A. From the perspective of an evolutionist who believes that evolution is responsible for all the diversity of life on earth, i.e. all organisms are descended from a common ancestral form, the process called macroevolution does consist of numerous little changes that could be described as microevolutionary steps. However, from the perspective of a creationist who does not believe that evolution is responsible for all the diversity of life on earth, i.e. all organisms are not descended from a common ancestral form, microevolution does not "add-up" to macroevolution over time.
From the creationist perspective, let's define these two types of "evolution."
Microevolution - variation within the Biblical kind.
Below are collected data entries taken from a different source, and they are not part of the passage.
@@ -717,27 +929,69 @@
     const int wslot = opt.wslot;
     const uint32_t OCL = opt.chunk_len;
     const uint32_t SLOT_STRIDE = snappy_out ? snp_slot_stride(OCL) : lz4_slot_stride(OCL);
-    const uint32_t SLAB = (512u << 20) / OCL;
+    const uint32_t SLAB = im.slab;
     const uint32_t n_chunks = im.n_chunks;
     const uint32_t n_slabs = n_chunks ? (n_chunks + SLAB - 1) / SLAB : 0;
     const uint64_t total_unc = im.total_unc, total_idx = im.total_idx, words = im.words;
     uint8_t* const h_index = im.h_index;
-    const OutStats& hst = im.hst;
-    const HBloomSpec& bs = im.bs;
+    int device = 0;
+    HIP_CHECK(hipGetDevice(&device));
     std::string data_path = out_base + "-Data.db";
     write_file(data_path, nullptr, 0);
     const uint64_t worst_slab = (uint64_t)SLAB * ((uint64_t)SLOT_STRIDE + 4);
     const int NSLOTS = 4;
     uint8_t* h_slab0 = (uint8_t*)g_pin_out[wslot][0].get(worst_slab * NSLOTS);
     if (!h_slab0) throw std::runtime_error("pinned out alloc failed");
+    uint8_t* h_tail = (uint8_t*)g_pin_out[wslot][3].get(words * 8 + (uint64_t)n_chunks * 8 + 64);
+    if (!h_tail) throw std::runtime_error("pinned out alloc failed");
+    uint8_t* const h_bloom = h_tail;
+    uint32_t* const cs = (uint32_t*)(h_tail + words * 8);
+    uint32_t* const h_crc = cs + n_chunks;
     DevBuf d_gat[2], d_foff[2];
     if (n_slabs) {
         d_gat[0].alloc(worst_slab); d_gat[1].alloc(worst_slab);
         d_foff[0].alloc((uint64_t)SLAB * 8); d_foff[1].alloc((uint64_t)SLAB * 8);
     }
-    std::vector<uint32_t> cs(n_chunks);
     std::vector<uint64_t> foff_h[2];
     foff_h[0].resize(SLAB); foff_h[1].resize(SLAB);
+    CompressionInfoBuilder cinfo(snappy_out, OCL, total_unc, n_chunks);
+    DigestFold digest;
+
+    IndexJob ij;
+    ij.base = out_base;
+    ij.bti = bti_out;
+    ij.h_index = h_index;
+    ij.total_idx = total_idx;
+    ij.total_unc = total_unc;
+    ij.h_bloom = h_bloom;
+    ij.words = words;
+    ij.bloom_k = im.bs.k;
+    if (bti_out)
+        for (auto& t : types.clustering_types) ij.ck_widths.push_back(type_width(t));
+    ij.start(device);
+    size_t piece_next = 0;
+    uint64_t idx_enq = 0;
+    bool idx_all = false;
+    auto enqueue_index = [&](uint32_t slab_i) {
+        if (idx_all) return;
+        for (; piece_next < im.pieces.size() && im.pieces[piece_next].before_slab <= slab_i; piece_next++) {
+            const OutputImage::IndexPiece& pc = im.pieces[piece_next];
+            if (pc.end <= idx_enq) continue;
+            HIP_CHECK(hipStreamWaitEvent(cstream, pc.ev, 0));
+            HIP_CHECK(hipMemcpyAsync(h_index + idx_enq, im.out_index->as<uint8_t>() + idx_enq,
+                                     pc.end - idx_enq, hipMemcpyDeviceToHost, cstream));
+            idx_enq = pc.end;
+        }
+        if (im.ev2_before_slab > slab_i) return;
+        HIP_CHECK(hipStreamWaitEvent(cstream, ev2, 0));
+        if (total_idx > idx_enq)
+            HIP_CHECK(hipMemcpyAsync(h_index + idx_enq, im.out_index->as<uint8_t>() + idx_enq,
+                                     total_idx - idx_enq, hipMemcpyDeviceToHost, cstream));
+        HIP_CHECK(hipMemcpyAsync(h_bloom, im.bloom->p, words * 8, hipMemcpyDeviceToHost, cstream));
+        HIP_CHECK(hipEventRecord(ij.ev_all, cstream));
+        idx_all = true;
+        ij.publish_all_enqueued();
+    };
     std::future<void> wfut[NSLOTS];
     double t_drain0 = 0, t_drain1 = 0;
     {
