extern "C" int flair_nchw_f32_to_nhwc(const float* src, int N, int C, int H, int W, void* dst, int dtype,
                                      int dst_ld, int dst_coff, hipStream_t stream) {
    FLAIR_CHECK(src && dst && N > 0 && C > 0 && H > 0 && W > 0 && dst_coff >= 0 && dst_coff + C <= dst_ld,
                "flair_nchw_f32_to_nhwc: bad argument");
    const long HW = (long)H * W;
    if (dtype == FLAIR_BF16)
        hipLaunchKernelGGL(nchw_to_nhwc_kernel<bf16_t>, dim3(grid_for(N * HW)), dim3(256), 0, stream, src, N, C, HW,
                           (bf16_t*)dst, dst_ld, dst_coff);
    else if (dtype == FLAIR_F32)
        hipLaunchKernelGGL(nchw_to_nhwc_kernel<float>, dim3(grid_for(N * HW)), dim3(256), 0, stream, src, N, C, HW,
                           (float*)dst, dst_ld, dst_coff);
    else
        FLAIR_CHECK(false, "flair_nchw_f32_to_nhwc: bad dtype");
    FLAIR_LAUNCH_CHECK();
    return FLAIR_OK;
}

extern "C" int flair_nhwc_to_nchw_f32(const void* src, int dtype, int src_ld, int src_coff, int N, int C, int H,
                                      int W, float* dst, hipStream_t stream) {
    FLAIR_CHECK(src && dst && N > 0 && C > 0 && H > 0 && W > 0 && src_coff >= 0 && src_coff + C <= src_ld,
                "flair_nhwc_to_nchw_f32: bad argument");
    const long HW = (long)H * W;
    if (dtype == FLAIR_BF16)
        hipLaunchKernelGGL(nhwc_to_nchw_kernel<bf16_t>, dim3(grid_for(N * HW)), dim3(256), 0, stream,
                           (const bf16_t*)src, src_ld, src_coff, N, C, HW, dst);
    else if (dtype == FLAIR_F32)
        hipLaunchKernelGGL(nhwc_to_nchw_kernel<float>, dim3(grid_for(N * HW)), dim3(256), 0, stream,
                           (const float*)src, src_ld, src_coff, N, C, HW, dst);
    else
        FLAIR_CHECK(false, "flair_nhwc_to_nchw_f32: bad dtype");
    FLAIR_LAUNCH_CHECK();
    return FLAIR_OK;
}

extern "C" int flair_timestep_embedding(const float* t, int N, int dim, float max_period, int sin_first,
                                        float* out, hipStream_t stream) {
    FLAIR_CHECK(t && out && N > 0 && dim >= 2, "flair_timestep_embedding: bad argument");
    const int n = N * (dim / 2);
    hipLaunchKernelGGL(timestep_embedding_kernel, dim3((n + 255) / 256), dim3(256), 0, stream, t, N, dim, max_period,
                       sin_first, out);
    FLAIR_LAUNCH_CHECK();
    return FLAIR_OK;
}

extern "C" int flair_linear_f32(const float* x, int M, int K, const float* w, const float* bias, int N, int act_in,
                                int act_out, float* y, int y_ld, hipStream_t stream) {
    FLAIR_CHECK(x && w && y && M > 0 && M <= 32 && K > 0 && N > 0 && y_ld >= N, "flair_linear_f32: bad argument (M<=32)");
    const size_t lds = (size_t)M * K * sizeof(float);
    FLAIR_CHECK(lds <= 64 * 1024, "flair_linear_f32: M*K too large for LDS staging");
    const int wavesPerBlock = 4;
    const int fpw = N >= 8192 ? 8 : 1;
    const int grid = (N + wavesPerBlock * fpw - 1) / (wavesPerBlock * fpw);
    if (M <= 8)
        hipLaunchKernelGGL(linear_f32_kernel<8>, dim3(grid), dim3(256), lds, stream, x, M, K, w, bias, N, fpw,
                           act_in, act_out, y, y_ld);
    else if (M <= 16)
        hipLaunchKernelGGL(linear_f32_kernel<16>, dim3(grid), dim3(256), lds, stream, x, M, K, w, bias, N, fpw,
                           act_in, act_out, y, y_ld);
    else
        hipLaunchKernelGGL(linear_f32_kernel<32>, dim3(grid), dim3(256), lds, stream, x, M, K, w, bias, N, fpw,
                           act_in, act_out, y, y_ld);
    FLAIR_LAUNCH_CHECK();
    return FLAIR_OK;
}

extern "C" int flair_predict_xstart(const float* x, const float* model_out, int N, int C, int Cm, int H, int W,
                                    float c_recip, float c_recipm1, int clip, float* x0, hipStream_t stream) {
    FLAIR_CHECK(x && model_out && x0 && N > 0 && C > 0 && Cm >= C, "flair_predict_xstart: bad argument");
    const long HW = (long)H * W;
    hipLaunchKernelGGL(predict_xstart_kernel, dim3(grid_for((long)N * C * HW)), dim3(256), 0, stream, x, model_out, N,
                       C, Cm, HW, c_recip, c_recipm1, clip, x0);
    FLAIR_LAUNCH_CHECK();
    return FLAIR_OK;
}
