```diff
diff --git a/gpmp2_amd/csrc/cr_kernels.hip b/gpmp2_amd/csrc/cr_kernels.hip
--- a/gpmp2_amd/csrc/cr_kernels.hip
+++ b/gpmp2_amd/csrc/cr_kernels.hip
@@ -75,10 +75,14 @@
 }
 
 constexpr int ASM_WAVES = 4;
+#ifndef G2_ASM_SPLIT_DIV
+#define G2_ASM_SPLIT_DIV 'a'
+#endif
+constexpr char ASM_SPLIT_DIV = G2_ASM_SPLIT_DIV;
 #ifndef G2_ASM_MINW
 #define G2_ASM_MINW 5
 #endif
-template <int D, bool LIE>
+template <int D, bool LIE, bool SPLIT = false>
 __global__ __launch_bounds__(64 * ASM_WAVES, LIE ? 2 : G2_ASM_MINW) void k_assemble(const PlanParams* __restrict__ pp, PlanBuffers pb,
                                                               const double* __restrict__ traj, int bufsel,
                                                               double* __restrict__ tiles,
@@ -110,9 +114,13 @@
   const bool odd = (i & 1) != 0;
   const bool fuse2 = N >= 2;
   const bool lvl2 = fuse2 && wv == 2 && live;
-  Tile S, Cl, Cr;
+  static_assert(!(SPLIT && LIE), "the split build is for vector-space robots");
+  constexpr bool split = SPLIT;
+  Tile S, Cl, Cr, V;
+  bool ok = true;
+  double* const xw = xch + (size_t)(wv >> 1) * 2 * TILE_DBL;
   double err_acc = as.build_tiles(ic, slot0, slot1, traj + ((size_t)b * (N + 1) + ic) * n, S, Cl, Cr,
-                                  odd || P.opt_type == GPMP2MI_OPT_DOGLEG);
+                                  !split && (odd || P.opt_type == GPMP2MI_OPT_DOGLEG));
   G2_ASTAMP(2);
   if (live) {
     err_acc = wave_sum(err_acc);
@@ -121,7 +129,7 @@
 #pragma unroll
       for (int k = 0; k < 4; k++) pb.gvec[((size_t)b * (N + 1) + i) * 16 + g + 4 * k] = -S.r[k];
     }
-    if (P.opt_type == GPMP2MI_OPT_DOGLEG) {
+    if (!split && P.opt_type == GPMP2MI_OPT_DOGLEG) {
       double* ht = pb.htiles + ((size_t)b * (N + 1) + i) * 2 * TILE_DBL;
       tile_store(ht, S, lane);
       tile_store(ht + TILE_DBL, Cr, lane);
@@ -135,19 +143,48 @@
     if (!odd) {
       if (!fuse2) tile_store_rows<n>(tiles + ((size_t)b * (N + 1) + i) * TILE_DBL, S, lane);
       else if (wv == 0) tile_store(xs0, S, lane);
-    } else {
-      Tile V;
+    } else if (split) {
+      if (c == RHSCOL) {
+#pragma unroll
+        for (int k = 0; k < 4; k++) xw[k * 64 + lane] = xw[TILE_DBL + k * 64 + lane] = S.r[k];
+      }
+    }
+  }
+  if constexpr (split) {
+    const int nt = ASM_SPLIT_DIV == 'a' ? ((wv & 1) ? 0 : 2) : 1;
+#pragma unroll
+    for (int u = 0; u < 2; u++) {
+      const int t = wv + u, j = ASM_WAVES * q + 1 + (t & 2);
+      if (u >= nt || j > N) continue;
+      const bool left = !(t & 1);
+      const Tile T = as.coupling_tile(left, left || j < N, as.make_slot(asm_smem, t + 1));
+      if (c != RHSCOL) tile_store(xch + (size_t)t * TILE_DBL, T, lane);
+    }
+    if (live && odd) {
+#pragma unroll
+      for (int k = 0; k < 4; k++) V.r[k] = (g + 4 * k == c && c < n) ? 1.0 : 0.0;
       G2_ASTAMP(3);
-      const bool ok = tile_eliminate_cv<n>(S, Cl, Cr, V, lane);
+      ok = tile_eliminate_col<n>(S, V, lane);
+    }
+    __syncthreads();
+  }
+  if (live) {
+    if (odd) {
+      if constexpr (split) {
+        Cl = tile_atb(V, tile_load(xw, lane));
+        Cr = tile_atb(V, tile_load(xw + TILE_DBL, lane));
+      } else {
+        G2_ASTAMP(3);
+        ok = tile_eliminate_cv<n>(S, Cl, Cr, V, lane);
+      }
       G2_ASTAMP(4);
       double* f = pb.fac + ((size_t)b * (N + 1) + i) * 3 * TILE_DBL;
       tile_store_rows<n>(f, Cl, lane);
       tile_store_rows<n>(f + TILE_DBL, Cr, lane);
       tile_store_transposed<n>(f + 2 * TILE_DBL, V, lane);
       if (fuse2) {
-        double* x = xch + (size_t)(wv >> 1) * 2 * TILE_DBL;
-        tile_store(x, Cl, lane);
-        tile_store(x + TILE_DBL, Cr, lane);
+        tile_store(xw, Cl, lane);
+        tile_store(xw + TILE_DBL, Cr, lane);
       }
       if (!ok && lane == 0) pb.notspd[b] = 1;
       G2_ASTAMP(5);
@@ -219,6 +256,7 @@
   return launch_for_dof(TILE_DOFS, hp.D, [&](auto d) {
     constexpr int D = decltype(d)::value;
     if (hp.lie) k_assemble<D, true><<<grid, block, shmem, st>>>(pb.params, pb, traj, bufsel, pb.tiles, active);
+    else if (hp.split_build) k_assemble<D, false, true><<<grid, block, shmem, st>>>(pb.params, pb, traj, bufsel, pb.tiles, active);
     else k_assemble<D, false><<<grid, block, shmem, st>>>(pb.params, pb, traj, bufsel, pb.tiles, active);
   });
 }
diff --git a/gpmp2_amd/csrc/host/host.h b/gpmp2_amd/csrc/host/host.h
--- a/gpmp2_amd/csrc/host/host.h
+++ b/gpmp2_amd/csrc/host/host.h
@@ -144,6 +144,7 @@
 
 struct PlanForms {
   int wide = 0, split_back = 0, wide_h0 = 2, lin_split = 1, fuse_finish = 0, spart_groups = 0;
+  int split_build = 0;
   bool dense = false;
   bool generic_gn = false;
   bool gn_fast(bool update) const { return !wide && (update || !generic_gn); }
diff --git a/gpmp2_amd/csrc/host/plan_create.hip b/gpmp2_amd/csrc/host/plan_create.hip
--- a/gpmp2_amd/csrc/host/plan_create.hip
+++ b/gpmp2_amd/csrc/host/plan_create.hip
@@ -129,6 +129,7 @@
   F.fuse_finish = F.lin_split == 4 && F.split_back && !F.wide && !f.no_fused_finish;
   F.spart_groups = F.fuse_finish ? (1 + N * (I + 1) + 63) / 64 : (N + 8) / 8;
   F.generic_gn = f.generic_gn != 0;
+  F.split_build = !F.wide && h.base_dof != 3 && s.opt_type != GPMP2MI_OPT_DOGLEG && !f.no_split_build;
   *out = F;
   return GPMP2MI_OK;
 }
@@ -150,6 +151,7 @@
   P.lie = h.base_dof == 3 ? 1 : 0;
   P.wide = F.wide; P.split_back = F.split_back; P.spart_groups = F.spart_groups;
   P.wide_h0 = F.wide_h0; P.lin_split = F.lin_split; P.fuse_finish = F.fuse_finish;
+  P.split_build = F.split_build;
   P.GPREC = P.n + 1 + (P.lie ? 18 : 0);
   P.RECS = (P.REC + 1) & ~1;
   P.GPS = (P.GPREC + 1) & ~1;
diff --git a/gpmp2_amd/csrc/plan.h b/gpmp2_amd/csrc/plan.h
--- a/gpmp2_amd/csrc/plan.h
+++ b/gpmp2_amd/csrc/plan.h
@@ -20,6 +20,7 @@
   int spart_groups;
   int wide_h0;
   int fuse_finish;
+  int split_build;
   double eps, obs_w, delta_t;
   double conf_prior_w, vel_prior_w;
   double vdyn_w;
diff --git a/include/gpmp2mi_debug.h b/include/gpmp2mi_debug.h
--- a/include/gpmp2mi_debug.h
+++ b/include/gpmp2mi_debug.h
@@ -13,6 +13,7 @@
   int generic_gn;
   int wide_dense;
   int fail_alloc_at;
+  int no_split_build;
 } gpmp2mi_debug_forms;
 int gpmp2mi_debug_plan_create(const gpmp2mi_robot* robot, const gpmp2mi_sdf* sdf,
                               const gpmp2mi_settings* setting, const gpmp2mi_graph_opts* opts ,
```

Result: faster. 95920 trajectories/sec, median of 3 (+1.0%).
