# prismformore/Multi-Task-Transformer

Measured on AMD Instinct MI355X. Metric: training images/sec (512x512, 6 tasks), higher is better.
Workload: dtype f32(bf16x3)

## Files before the change

include/mtt_hip.h:

```cpp
#ifndef MTT_HIP_H
#define MTT_HIP_H

#include <stddef.h>
#include <stdint.h>

#ifdef __cplusplus
extern "C" {
#endif

#define MTT_ABI_VERSION 17

enum { MTT_F32 = 0, MTT_BF16 = 1, MTT_SPLIT = 2 };
enum { MTT_PREC_BF16 = 0, MTT_PREC_X3 = 1 };
enum { MTT_E_BADARG = -1, MTT_E_ALIGN = -2, MTT_E_UNSUPPORTED = -3 };

enum {
  MTT_OP_K = 0,
  MTT_OP_R = 1,
  MTT_OP_CONV_K = 2,
  MTT_OP_CONV_R = 3
};
enum { MTT_ACT_NONE = 0, MTT_ACT_GELU = 1, MTT_ACT_RELU = 2, MTT_ACT_GELU_BWD = 3, MTT_ACT_RELU_BWD = 4,
       MTT_ACT_GELU_DAUX = 5 ,
       MTT_ACT_MUL_AUX = 6    };
// ... 20 lines not shown
  int32_t M, N, K;
  int32_t a_op, b_op;
  int32_t a_dtype, b_dtype, d_dtype;
  int32_t prec;
  int64_t lda, ldb, ldd;
  int32_t a_mb; int64_t a_bs;
  int32_t d_mb; int64_t d_bs;
  int32_t batch, batch_inner;
  int64_t a_zo, a_zi, b_zo, b_zi, d_zo, d_zi;
  mtt_conv_geom conv;
  float alpha;
  const float* colscale; const float* colshift; int64_t col_zo, col_zi;
  int32_t act;
  const void* aux_in; void* aux_out; int32_t aux_dtype; int64_t ldaux; int64_t aux_zo, aux_zi;
  const float* rowscale; int32_t n_prompt;
  const float* resid; int64_t ldr; int32_t r_mb; int64_t r_bs; int64_t r_zo, r_zi;
  int32_t n_store;
  int32_t store_mode;
  int32_t ps_H, ps_W, ps_Co;
  int32_t variant;
  const void* A_lo; const void* B_lo; void* D_lo;
  float* colsum_out; float* colsum_ws;
  const float* a_scale; const float* a_shift; int32_t a_act; void* a_aux16; int64_t ld_a16;
} mtt_gemm_desc;
size_t mtt_gemm_colsum_ws_floats(const mtt_gemm_desc* d);

int mtt_abi_version(void);
size_t mtt_desc_size(int which);
int mtt_gemm(const mtt_gemm_desc* d, void* stream);
int mtt_gemm_variant(const mtt_gemm_desc* d);

typedef struct {
  const void* qkv; void* out; float* rawlog; float* lse;
  int32_t B, N, nH, T;
  int32_t dtype, prec;
  float scale;
  int32_t variant;
  const void* qkv_lo; void* out_lo;
} mtt_attn_desc;
int mtt_attn_fwd(const mtt_attn_desc* d, void* stream);
int mtt_attn_bwd(const mtt_attn_desc* d, const void* dout, const float* drawlog, void* dqkv, float* stat, void* stream);

typedef struct {
  const void* S; void* P; const void* dP; void* dS; const float* extra;
  int64_t rows, cols, ld; int32_t s_dtype, p_dtype; float scale;
  int64_t rows_per_mat; int32_t extra_rows; int64_t extra_ld;
} mtt_softmax_desc;
int mtt_softmax_fwd(const mtt_softmax_desc* d, void* stream);
int mtt_softmax_bwd(const mtt_softmax_desc* d, void* stream);

typedef struct {
  const float* x; void* y; const float* gamma; const float* beta; float* mean; float* rstd;
  const void* dy; float* dx; float* dgamma; float* dbeta;
// ... 317 lines not shown
```

multi-task-transformer_amd/_lib.py:

```python
import ctypes as C
import os

import torch

_HERE = os.path.dirname(os.path.abspath(__file__))
LIB_PATH = os.path.join(_HERE, "libmtt_hip.so")

ABI_VERSION = 17
F32, BF16, SPLIT = 0, 1, 2
PREC_BF16, PREC_X3 = 0, 1
OP_K, OP_R, OP_CONV_K, OP_CONV_R = 0, 1, 2, 3
ACT_NONE, ACT_GELU, ACT_RELU, ACT_GELU_BWD, ACT_RELU_BWD, ACT_GELU_DAUX, ACT_MUL_AUX = 0, 1, 2, 3, 4, 5, 6
STORE_ROWS, STORE_PIXSHUF2 = 0, 1
GEMM_AUTO, GEMM_GENERAL, GEMM_DMA256, GEMM_DMA128, GEMM_GENERAL_EPILOGUE = 0, 1, 3, 4, 11
ATTN_AUTO, ATTN_PLAIN = 0, 1

i32, i64, f32, ptr = C.c_int32, C.c_int64, C.c_float, C.c_void_p


class ConvGeom(C.Structure):
    _fields_ = [("H", i32), ("W", i32), ("C", i32), ("Cp", i32), ("dil", i32), ("flip", i32)]


class GemmDesc(C.Structure):
# ... 1 lines not shown
        ("A", ptr), ("B", ptr), ("D", ptr),
        ("M", i32), ("N", i32), ("K", i32),
        ("a_op", i32), ("b_op", i32),
        ("a_dtype", i32), ("b_dtype", i32), ("d_dtype", i32),
        ("prec", i32),
        ("lda", i64), ("ldb", i64), ("ldd", i64),
        ("a_mb", i32), ("a_bs", i64),
        ("d_mb", i32), ("d_bs", i64),
        ("batch", i32), ("batch_inner", i32),
        ("a_zo", i64), ("a_zi", i64), ("b_zo", i64), ("b_zi", i64), ("d_zo", i64), ("d_zi", i64),
        ("conv", ConvGeom),
        ("alpha", f32),
        ("colscale", ptr), ("colshift", ptr), ("col_zo", i64), ("col_zi", i64),
        ("act", i32),
        ("aux_in", ptr), ("aux_out", ptr), ("aux_dtype", i32), ("ldaux", i64), ("aux_zo", i64), ("aux_zi", i64),
        ("rowscale", ptr), ("n_prompt", i32),
        ("resid", ptr), ("ldr", i64), ("r_mb", i32), ("r_bs", i64), ("r_zo", i64), ("r_zi", i64),
        ("n_store", i32), ("store_mode", i32),
        ("ps_H", i32), ("ps_W", i32), ("ps_Co", i32),
        ("variant", i32),
        ("A_lo", ptr), ("B_lo", ptr), ("D_lo", ptr),
        ("colsum_out", ptr), ("colsum_ws", ptr),
        ("a_scale", ptr), ("a_shift", ptr), ("a_act", i32), ("a_aux16", ptr), ("ld_a16", i64),
    ]


class AttnDesc(C.Structure):
    _fields_ = [("qkv", ptr), ("out", ptr), ("rawlog", ptr), ("lse", ptr),
                ("B", i32), ("N", i32), ("nH", i32), ("T", i32), ("dtype", i32), ("prec", i32), ("scale", f32),
                ("variant", i32), ("qkv_lo", ptr), ("out_lo", ptr)]


class SoftmaxDesc(C.Structure):
    _fields_ = [("S", ptr), ("P", ptr), ("dP", ptr), ("dS", ptr), ("extra", ptr),
                ("rows", i64), ("cols", i64), ("ld", i64), ("s_dtype", i32), ("p_dtype", i32), ("scale", f32),
                ("rows_per_mat", i64), ("extra_rows", i32), ("extra_ld", i64)]


class LnDesc(C.Structure):
    _fields_ = [("x", ptr), ("y", ptr), ("gamma", ptr), ("beta", ptr), ("mean", ptr), ("rstd", ptr),
                ("dy", ptr), ("dx", ptr), ("dgamma", ptr), ("dbeta", ptr),
                ("rows", i64), ("C", i32), ("ldx", i64), ("ldy", i64), ("y_dtype", i32), ("eps", f32), ("dx_in", ptr), ("ws", ptr),
                ("y_lo", ptr), ("y32", ptr), ("ldy32", i64)]


class ChanLogitDesc(C.Structure):
# ... 335 lines not shown
    return t.data_ptr()


def _stream():
    return torch.cuda.current_stream().cuda_stream


def gemm_variant(**kw):
    lib = load()
    desc = GemmDesc()
    for k, v in kw.items():
        if k == "conv":
            for ck, cv in v.items():
                setattr(desc.conv, ck, int(cv))
        elif isinstance(v, torch.Tensor):
            setattr(desc, k, v.data_ptr())
        elif v is not None:
            setattr(desc, k, v)
    lib.mtt_gemm_variant.restype = C.c_int
    lib.mtt_gemm_variant.argtypes = [C.POINTER(GemmDesc)]
    return lib.mtt_gemm_variant(C.byref(desc))


def call(name, **kw):
    lib = load()
    fn = getattr(lib, "mtt_" + name)
    if name in POSITIONAL:
        args = [(_addr(a) if isinstance(a, torch.Tensor) else a) for a in kw["args"]]
        rc = fn(*args, _stream())
    else:
        extra = None
        if name in DESC_EXTRA:
            st, _ = DESC_EXTRA[name]
            desc = st()
            extra = [(_addr(a) if isinstance(a, torch.Tensor) else a) for a in kw["xargs"]]
        else:
            desc = (POSTPROC[name] if name in POSTPROC else EVAL[name] if name in EVAL else DESCS[name])()
        for k, v in kw.items():
            if k == "xargs":
                continue
            if k == "in":
                k = "in_"
            if k == "conv":
                for ck, cv in v.items():
                    setattr(desc.conv, ck, int(cv))
            elif isinstance(v, torch.Tensor):
# ... 13 lines not shown
```

multi-task-transformer_amd/autograd_path.py:

```python
import math

import torch
import torch.distributed as dist
import torch.nn as nn
from torch.autograd import Function

from . import bn as bn_mod
from . import _lib, ops
from ._lib import ACT_GELU, ACT_GELU_BWD, ACT_GELU_DAUX, ACT_MUL_AUX, ACT_NONE, F32, OP_CONV_R, OP_K, OP_R, dtype_code

pitch = ops.pitch
SPLITK_MIN_ROWS = 4096
WGRAD_MAX_SLICES, WGRAD_TARGET_WGS = 192, 512


def _gemm(A, B, D, M, N, K, prec, **kw):
    args = dict(A=A, B=B, D=D, M=M, N=N, K=K, a_op=OP_K, b_op=OP_K, a_dtype=dtype_code(A), b_dtype=dtype_code(B),
                d_dtype=dtype_code(D), prec=prec.code, batch=1, batch_inner=1, alpha=1.0)
    args.update(kw)
    ops.call("gemm", **args)
    return D


def _colsum(x2d, cols):
    return ops.colsum(x2d, cols)


def _scaled(g, rowscale, mb, n_prompt, prec):
    if rowscale is None and (g.dtype == prec.adt or not FAST_BWD):
        return g
    out = torch.empty(g.shape, dtype=prec.adt, device=g.device)
    ops.call("rowscale_cast", args=[g, out, g.shape[0], g.shape[1], g.stride(0), out.stride(0), dtype_code(g), dtype_code(out),
                                    rowscale, mb, n_prompt])
    return out


def _scaled_colsum(g, rowscale, mb, n_prompt, prec):
    cols = g.shape[1]
    if (rowscale is None and (g.dtype == prec.adt or not FAST_BWD)) or cols % 8 or g.stride(0) % 8:
        out = _scaled(g, rowscale, mb, n_prompt, prec)
        return out, _colsum(out, cols)
    out = torch.empty(g.shape, dtype=prec.adt, device=g.device)
    cs = torch.empty(cols, dtype=torch.float32, device=g.device)
    ws = ops.workspace(_lib.load().mtt_rowscale_cast_colsum_ws_floats(g.shape[0], cols), g.device)
    ops.call("rowscale_cast_colsum", args=[g, out, g.shape[0], cols, g.stride(0), out.stride(0), dtype_code(g), dtype_code(out),
                                           rowscale, mb, n_prompt, cs, ws])
    return out, cs


def _to_bwd(t, prec):
    if prec.name != "bf16" or t.dtype != torch.float32 or not FAST_BWD:
        return t
    t2 = t.reshape(-1, t.shape[-1])
    return ops.cast_rows(t2, torch.bfloat16).view(t.shape)
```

Macroevolution - the changing of one Biblical kind into another kind.
...
Could microevolution occur within a kind? I certainly think so. It is, in fact, essential that organisms adapt over the generations to their changing environments; otherwise, all life would be threatened with extinction. But the adaptations of various kinds (species, as scientists would identify them) occur as a result of the variable genetic expression made possible by the vast amount of genetic information already present within a population of any given kind. However, each kind received the totality of its genetic information at Creation, and the expression of any characteristics related to that kind is limited to the genetic information with which it began. Evolution insists that new information can be added to a species' genome (the total amount of an organism's genetic information), arising by chance, through random mutations, and producing new characteristics in certain individuals of a population. Then, as a result of these new characteristics, those individuals have higher survival statistics and the characteristics become part of the overall population over time.
http://www.scriptureoncreation.org/#/science-question-answer/macro-vs-microevolution
Adaptation refers to the process wherein certain groups or individuals change their ways in order to be better suited to their environment and habitat. This is change is needed so that they can survive and maintain normal functioning in their community. For example, during winters or cold days, individuals learn to alter their homes and personal clothes to be able to live through the chilling temperatures.
Evolution, though, takes a long time. It is a process in which the genetic structure and physical anatomy change in relation to the changes happening in the environment. It does not occur overnight, but invokes generations in order to turn out into the best being suitable. Human beings are indeed an example, as evidenced from our ancestors the Homo erectus, to Homo sapiens, or basically, us. We are the proof of evolution.
http://www.differencebetween.net/sc...tween-adaptation-and-evolution/#ixzz4Z9kS0nc0
---------------------------------------
Generally, evolution refers to change, and in particular in our gene-centered age, change due to changes in genes. Mutation changes DNA sequence, and if that change is transmitted to the next generation, the population’s gene pool, its set of genotype variants, has changed—it has ‘evolved’.
Adaptation generally refers to change that leads organisms to be suited to their local circumstances in some way, when that change is due to changes in the mix of genetic variants in a species that is there. It is genetic change that alters the resulting organism in ways that are different and more successful in the environment than the genotypes (that is, the organisms with the genotypes) that had been there. The usual image is that of natural selection screening out the less successful genotypes, with the result that the ones that persist increase in their frequency in the population.